Top of Records for this exercise

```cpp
hipError_t launch_run(const RunArgs &a, hipStream_t st, hipEvent_t ev_start, hipEvent_t ev_stop, bool *flagged)
{
    const RunPlan p = plan_run(a);
    if (flagged)
        *flagged = p.keep_flag != 0;
    if (p.family == RUN_NONE)
        return p.err;
    RunArgs b = a;
    b.chunks = p.chunks;
    if (!p.keep_flag)
        b.done_flag = nullptr;
    auto launch = [&](auto kernel, auto... extra) {
        hipExtLaunchKernelGGL(kernel, dim3(p.grid), dim3(p.block), 0, st, ev_start, ev_stop, 0, b, extra...);
    };
    const u32 io = (a.out ? IO_PCM : 0u) | (a.f32 ? IO_F32 : 0u) | (a.vu ? IO_VU : 0u);
    const bool mono = p.channels == 1;
    switch (p.family) {
    case RUN_FAST:
        if (p.waves == FAST_NW)
            launch(mono ? k_run_fast<1, true, false, true, TILE_U, FAST_NW> : k_run_fast<2, true, false, true, TILE_U, FAST_NW>);
        else
            launch((mono ? fast_kernels<1> : fast_kernels<2>)[io]);
        break;
    case RUN_FAST_RO:
        launch(mono ? k_run_fast_ro<1, TILE_U_VUONLY> : k_run_fast_ro<2, TILE_U_VUONLY>);
        break;
    case RUN_WIDE:
        launch(wide_kernels[p.channels == 8][io]);
        break;
    case RUN_ROWS:
        launch((p.map ? rows_kernels<true> : rows_kernels<false>)[p.stage][io], p.W, p.rows_per_tile);
        break;
    }
    return hipGetLastError();
}

extern "C" void cmhip_test_plan_run(uint32_t streams, uint32_t channels, uint32_t frames, int out, int f32, int vu,
                                    int identity_maps, RunPlan *plan)
{
    static uint32_t word;
    RunArgs a{};
    a.out = out ? reinterpret_cast<int16_t *>(&word) : nullptr;
    a.f32 = f32 ? reinterpret_cast<float *>(&word) : nullptr;
    a.vu = vu ? reinterpret_cast<VuState *>(&word) : nullptr;
    a.frames = frames;
    a.streams = streams;
    a.channels = channels;
    a.identity_maps = identity_maps ? 1u : 0u;
    a.done_flag = &word;
    if (plan)
        *plan = plan_run(a);
}

}
```

Baseline: 1.577 million.

## Replace per-block integer division with host-precomputed magic multiply and scalarize kernel prologue

Block-to-(stream, tile) index mapping now uses a multiply-shift reciprocal computed on the host instead of a runtime 32-bit divide in every kernel. Kernel arguments are forced into scalar registers, stream parameters and frame counts are read through the constant address space, and the VU window base/advance is split so the advance store happens after loads are issued. RunArgs fields are reordered so the hot ones sit together. The intent is to shorten the per-block prologue in small-tile kernels, at the cost of more inline-asm constraints and an exactness assumption in the magic divisor.

```diff
diff --git a/libcoolmic-dsp_amd/__init__.py b/libcoolmic-dsp_amd/__init__.py
--- a/libcoolmic-dsp_amd/__init__.py
+++ b/libcoolmic-dsp_amd/__init__.py
@@ -270,6 +270,9 @@
     lib.cmhip_test_plan_run.restype = None
     lib.cmhip_test_plan_run.argtypes = [C.c_uint32, C.c_uint32, C.c_uint32, C.c_int, C.c_int, C.c_int, C.c_int,
                                         C.c_void_p]
+if hasattr(lib, "cmhip_test_tile_index"):
+    lib.cmhip_test_tile_index.restype = None
+    lib.cmhip_test_tile_index.argtypes = [C.c_uint32, _vp, C.c_uint32, _vp, _vp, _P(C.c_uint32), _P(C.c_uint32)]
 lib.cmhip_test_merge_windows.restype = C.c_int
 lib.cmhip_test_merge_windows.argtypes = [_P(C.c_uint64), C.c_uint, C.c_uint, C.c_uint, _P(VuResult)]
 if hasattr(lib, "cmhip_test_unpack_finished"):
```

Bottom of Records for this exercise

Work to be completed: Throughout the data above, find each line that includes the string "nullptr"; state only how many there are.

Solution for this task: 4